DELIBERATE Lane Behavior

  1. Recon pass (30–90s): Understand page structure before acting.
    • Identify: Where does the answer live? (text vs visual vs interactive)
    • Identify: Any iframes, overlays, lazy-loading?
  2. Wait for load signals: Spinners gone, charts rendered, images loaded.
  3. Verify after key transitions:
    • After navigation: URL or title confirms destination.
    • After filter/tab change: re-snapshot shows expected state change.
    • After iframe switch: context is correct.
  4. Capture evidence: Screenshots for visual interpretation.
  5. Cite sources: "Found in tooltip", "Visible in chart legend", "Extracted from table row".

CAPTCHA / Bot Detection Response

If CAPTCHA or bot-detection blocks access:

  1. Stop for HITL: User completes challenge, then says "Done".
  2. If still blocked after HITL, consider fallback:
    • Try an alternative public source for the same data.
    • Ask user to provide screenshots or copy-paste if automation isn't viable.
  3. Do not maintain site-specific blocklists; treat each block case-by-case.

Examples (for reference)

Example 1: Assess Condition/Quality from a Listing Page

Task: "Investigate this property listing and assess the interior condition."

Lane: DELIBERATE (visual interpretation required)

Procedure:

  1. Navigate to listing URL.
  2. Recon: Locate photo gallery container (carousel, thumbnail grid).
  3. Wait for images to load (no placeholder spinners).
  4. Screenshot 2–3 key images: kitchen, bathroom, main living area.
  5. Interpret with citations:
    • "Kitchen: granite countertops, stainless appliances, modern cabinetry → Premium finish"
    • "Bathroom: updated vanity, tile flooring → Renovated"
    • "Living area: wood-look flooring, crown molding → Above average"
  6. Provide confidence level: "Condition assessment: Premium/Renovated, confidence: High"

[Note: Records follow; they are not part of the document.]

template <int NCH, int RPW, int NSK, int MODE, int NCG>
__global__ __launch_bounds__(NT, 1) void conv3x3_rw_kernel(RwK p) {
  using G = RwGeom<NCH, RPW, NSK, NCG>;
  constexpr int CO = G::CO, PGN = G::PGN;
  constexpr int TH = G::TH, HP = G::HP, LDS_A = G::LDS_A, NL = G::NL, NPH = G::NPH, NKS = G::NKS, CIN = G::CIN, NWR = G::NWR;
  extern __shared__ __attribute__((aligned(16))) char smem[];
  char* sA = smem;
  float* sTab = reinterpret_cast<float*>(smem + G::OFF_TAB);
  int* sDesc = reinterpret_cast<int*>(smem + G::OFF_DESC);
  const int tid = threadIdx.x;
  const int lane = tid & 63, wave = __builtin_amdgcn_readfirstlane(tid >> 6);
  const int l32 = lane & 31, h = lane >> 5;
  const int cg = wave % NCG, pg = wave / NCG;
  const int b = blockIdx.x / p.G, part = blockIdx.x % p.G;
  const int t0 = (int)((long)part * p.tiles_per_img / p.G);
  const int nt = (int)((long)(part + 1) * p.tiles_per_img / p.G) - t0;
  RT_DECL

  static_assert(CIN <= NT && CO <= NT, "one table entry per thread");
  constexpr int CPG_MAX = 8;
  long long t_s[CPG_MAX], t_q[CPG_MAX];
  float t_gam = 1.f, t_bet = 0.f, t_sc = 1.f, t_sh = 0.f, t_bias = 0.f;
#pragma unroll
  for (int j = 0; j < CPG_MAX; ++j) { t_s[j] = 0; t_q[j] = 0; }
  if (tid < CIN) {
    const int c = tid;
    if (p.gn_acc1) {
      const int C1 = p.C1, C2 = CIN - C1;
      const int cpg = CIN / p.gn_groups, g0 = (c / cpg) * cpg;
#pragma unroll
      for (int j = 0; j < CPG_MAX; ++j) {
        if (j < cpg) {
          const int cc = g0 + j;
          const long long* src = cc < C1 ? p.gn_acc1 + ((long)b * C1 + cc) * 2 : p.gn_acc2 + ((long)b * C2 + (cc - C1)) * 2;
          t_s[j] = src[0];
          t_q[j] = src[1];
        }
      }
      t_gam = p.gn_gamma ? p.gn_gamma[c] : 1.f;
      t_bet = p.gn_beta ? p.gn_beta[c] : 0.f;
    } else if (p.gn_scale) {
      t_sc = p.gn_scale[(long)b * CIN + c];
      t_sh = p.gn_shift[(long)b * CIN + c];
    }
  }
  if (tid < CO) t_bias = (p.bias ? p.bias[tid] : 0.f) + (p.bias_b ? p.bias_b[(long)b * p.bias_b_ld + tid] : 0.f);
  auto build_tables = [&]() __attribute__((always_inline)) {
    if (tid < CIN) {
      float sc = t_sc, sh = t_sh;
      if (p.gn_acc1) {
        long long t_ssum = 0, t_ssq = 0;
#pragma unroll
        for (int j = 0; j < CPG_MAX; ++j) { t_ssum += t_s[j]; t_ssq += t_q[j]; }
        ds_gn_affine_from_acc(t_ssum, t_ssq, p.gn_inv_count, p.gn_eps, t_gam, t_bet, sc, sh);
      }
      sTab[tid] = sc;
      sTab[CIN + tid] = sh;
    }
    if (tid < CO) sTab[2 * CIN + tid] = t_bias * p.out_scale;
  };
  const int slot = tid & (PPL - 1);
  constexpr int NI = G::NI, NB = G::NB, NBP = G::NBP;
  const int ixp = tid / PPL;
  unsigned fl = 0;
  int dstb[NB];
#pragma unroll
  for (int kb = 0; kb < NB; ++kb) {
    const int bi = ixp + (NT / PPL) * kb;
    int hy, hx;
// ... 206 lines not shown
#else
      if (P1 < NCH || k < NI)
        *reinterpret_cast<u32x4_t*>(sA + sl * LDS_A + (k < NI ? ldi0 + k * HW_ * AROW : dstb[k < NI ? 0 : k - NI])) = so;
#endif
#ifdef RW_ABL_NOLOAD
      pa[k][0] += rel;
#else
      issue_one(P2_, g2, k, rel);
#endif
    }
  };
  auto unit_s2 = [&](auto P1_, auto P2_, const TileG& g1, const TileG& g2, int sl, int u, int rel) __attribute__((always_inline)) {
    unit_s2x(P1_, P2_, std::false_type{}, g1, g2, sl, u, rel);
  };
  auto unit_fin = [&](auto P1_, auto P2_, const TileG& g1, const TileG& g2, int sl, int u, int rel) __attribute__((always_inline)) {
    unit_s2x(P1_, P2_, std::true_type{}, g1, g2, sl, u, rel);
  };
  auto unit = [&](auto P1_, auto P2_, const TileG& g1, const TileG& g2, int sl, int u, int rel) __attribute__((always_inline)) {
    unit_s01(P1_, u, -1);
    unit_s01(P1_, -1, u);
    unit_s2(P1_, P2_, g1, g2, sl, u, rel);
  };

  f32x16 acc[RPW];
#pragma unroll
  for (int r = 0; r < RPW; ++r)
#pragma unroll
    for (int e = 0; e < 16; ++e) acc[r][e] = 0.f;
  float ssum[16], ssq[16];
#pragma unroll
  for (int j = 0; j < 16; ++j) { ssum[j] = 0.f; ssq[j] = 0.f; }
  const bool has_stats = p.stats != nullptr;
  const float osc = FOLD ? p.out_scale * -0.6931471805599453f : p.out_scale;
  const int fbase = (pg * RPW * HW_ + l32) * AROW + h * 16;

  auto swap_halves = [&](u32x4_t& v) __attribute__((always_inline)) {
    auto r0 = __builtin_amdgcn_permlane32_swap(v.x, v.z, false, false);
    auto r1 = __builtin_amdgcn_permlane32_swap(v.y, v.w, false, false);
    v.x = r0[0]; v.z = r0[1]; v.y = r1[0]; v.w = r1[1];
  };
  u32x4_t ov0;
  const int srow = lane >> 4;
  const unsigned spiece = (unsigned)(cg * 64 + (srow & 1) * 32 + (srow >> 1) * 16);
  auto epi_unit = [&](const TileG& g, int r, int j, const float4& t0, const float4& t1) __attribute__((always_inline)) {
    float v[8];
    v[0] = fmaf(acc[r][8 * j + 0], osc, t0.x); v[1] = fmaf(acc[r][8 * j + 1], osc, t0.y);
// ... 58 lines not shown
  auto half = [&](auto P_, auto HF_, auto EPI_, int slot_r, const TileG& ge, const TileG& g1, const TileG& g2) __attribute__((always_inline)) {
    constexpr int P = decltype(P_)::value, HF = decltype(HF_)::value;
    constexpr bool EPI = decltype(EPI_)::value;
    constexpr int C = G::chunk_of(P);
    constexpr bool CONV = C < NCH;
    constexpr int NK = CONV ? KSC : NKB;
    constexpr int W0 = CONV ? C * KSC : NCH * KSC + (C - NCH) * NKB;
    constexpr int C1 = G::chunk_of((P + 1) % NPH), C2 = G::chunk_of((P + 2) % NPH);
    constexpr int NU = NL * 4;
    constexpr bool ACT1 = C1 < NCH && MODE != 0;
    constexpr int LAG = ACT1 ? PIPE_LAG : 0, NUV = NU + LAG, NLU = 2 * NUV;
    constexpr int NGH = NK * RH;
    constexpr int w0 = (P == 0) ? W_E : W_N, w1 = (P == NPH - 1) ? W_E : W_N, CAP = NGH * (w0 + w1);
    auto lub = [](int GP) constexpr { return NLU * (GP <= NGH ? GP * w0 : NGH * w0 + (GP - NGH) * w1) / CAP; };
    constexpr int NLE = RH * 22;
    constexpr int R0 = HF * RH, ER0 = HF ? 0 : RH;
    const char* fb = sA + slot_r * LDS_A + fbase + R0 * HW_ * AROW;
#ifndef RW_BUILTIN_MFMA
    if constexpr (EPI) {
#pragma unroll
      for (int r = 0; r < RH; ++r) asm volatile("s_nop 11" : "+v"(acc[ER0 + r]));
    }
#endif
    if constexpr (HF == 0 && C1 < NCH) act_tab(C1);
    constexpr int SUB = CONV ? 3 : 1, RFN = CONV ? RH + 2 : RH, NG = NK / SUB;
    static_assert(SUB * RH >= RFN, "the next group's fragments are read in the MFMA slots of the current one");
    auto ldg = [&](int g, int j) __attribute__((always_inline)) {
      const int dx = CONV ? g / NKB : 1, kb = g % NKB, row = CONV ? j : j + 1;
      return *reinterpret_cast<const u32x4_t*>(fb + (row * HW_ + dx) * AROW + kb * 32);
    };
    u32x4_t rf[2][RFN];
#pragma unroll
    for (int j = 0; j < RFN; ++j) rf[0][j] = ldg(0, j);
    auto widx = [](int ks) {
      if (!CONV) return ks;
      const int g = ks / 3, dy = ks % 3, dx = g / NKB, kb = g % NKB;
      return (dy * 3 + dx) * NKB + kb;
    };
#define RW_FRAG(ks, r) rf[((ks) / SUB) & 1][(r) + (CONV ? (ks) % SUB : 0)]
#define RW_FRAG_LAST(ks) rf[((ks) / SUB) & 1][RFN - 1]
    u32x4_t wl = {0, 0, 0, 0}, wln = {0, 0, 0, 0};
    if constexpr (W0 + widx(0) >= NWR) wl = *reinterpret_cast<const u32x4_t*>(sWl + (W0 + widx(0) - NWR) * G::WL_STEP);
    int rels[2][NL];
    auto fetch_rels = [&](int ks, int par) __attribute__((always_inline)) {
      const int gp0 = HF * NGH + ks * RH;
#pragma unroll
      for (int L = lub(gp0); L < lub(gp0 + RH); ++L) {
        const int u = (L >> 1) - LAG;
        if ((L & 1) && u >= 0 && u < NU && (u & 3) == 3 && (u >> 2) >= NI)
          rels[par][u >> 2] = REL_REGS ? relreg[(u >> 2) - NI] : sDesc[((u >> 2) - NI) * NT + tid];
      }
    };
    fetch_rels(0, 0);

    auto unit_lump = [&](int L, int par) __attribute__((always_inline)) {
      const int v = L >> 1;
      const int u0 = v < NU ? v : -1, u1 = LAG ? ((v >= 1 && v - 1 < NU) ? v - 1 : -1) : v, u2 = v - LAG;
      const bool s2 = u2 >= 0 && u2 < NU;
      if ((L & 1) == 0) {
        if constexpr (ACT1 && ACT_PK) {
          if (u0 >= 0) {
            asm volatile("v_pk_fma_f16 %0, %1, %2, %3" : "=v"(uzp[u0 % 3]) : "v"(pa[u0 >> 2][u0 & 3]), "v"(psc[u0 & 3]), "v"(psh[u0 & 3]));
            if constexpr (MODE == 2 && !FOLD) asm volatile("v_pk_mul_f16 %0, %1, %2" : "=v"(uxp[u0 % 3]) : "v"(uzp[u0 % 3]), "s"(0xbdc5bdc5u));
          }
          if constexpr (MODE == 2) {
            if (u1 >= 0) asm volatile("v_pk_add_f16 %0, %1, %2" : "=v"(udp[u1 % 3]) : "v"(utp[u1 % 3]), "s"(0x3c003c00u));
            if (s2) asm volatile("v_pk_mul_f16 %0, %1, %2" : "=v"(so[u2 & 3]) : "v"(uzp[u2 % 3]), "v"(urp[u2 % 3]));
            if (u0 >= 0) asm volatile("v_exp_f16 %0, %1" : "=v"(utp[u0 % 3]) : "v"(FOLD ? uzp[u0 % 3] : uxp[u0 % 3]));
            if (u1 >= 0) asm volatile("v_rcp_f16 %0, %1" : "=v"(urp[u1 % 3]) : "v"(udp[u1 % 3]));
          } else {
            if (s2) so[u2 & 3] = uzp[u2 % 3];
          }
        } else if constexpr (ACT1) {
          if (u0 >= 0) unit_s01(std::integral_constant<int, C1>{}, u0, -1);
        }
      } else {
// ... 52 lines not shown
        }
      } else if (x == 20) {
#pragma unroll
        for (int d = 0; d < 4; ++d) asm volatile("v_permlane16_swap_b32 %0, %1" : "+v"(osa[d]), "+v"(osb[d]));
      } else {
        const int pix = ge.pix0 + (pg * RPW + rr) * p.W + (lane & 15);
        const unsigned o = __umul24((unsigned)pix, (unsigned)p.ldy * 2u) + spiece;
#ifdef RW_TIMING
        const unsigned o1 = (p.dbg & 1) ? OOB : o, o2 = (p.dbg & 1) ? OOB : o + 16u * (unsigned)p.ldy * 2u;
#else
        const unsigned o1 = o, o2 = o + 16u * (unsigned)p.ldy * 2u;
#endif
#ifdef RW_ABL_NOSTORE
        asm volatile("" :: "v"(osa), "v"(osb), "v"(o1), "v"(o2));
#else
        __builtin_amdgcn_raw_buffer_store_b128(osa, ry, o1, 0, 0);
        __builtin_amdgcn_raw_buffer_store_b128(osb, ry, o2, 0, 0);
#endif
      }
    };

Example 2: Summarize Trends from a Dashboard Page

Task: "Summarize the key trends on this analytics dashboard."

Lane: DELIBERATE (chart interpretation required)

Procedure:

  1. Navigate to dashboard URL.
  2. Recon: Identify chart containers (canvas, SVG, iframe).
  3. Wait for charts to render (loading indicators disappear).
  4. Try text first: Check for tooltips, legends, axis labels in DOM.
  5. If text insufficient, screenshot 1–2 key charts.
  6. Interpret with citations:
    • "Revenue chart shows upward trend Q1→Q3, flattening in Q4"
    • "Pie chart: Category A = 45%, Category B = 30% (from legend)"
  7. Mark uncertainty if values aren't precise: "Approximate trend direction; exact values not available in DOM."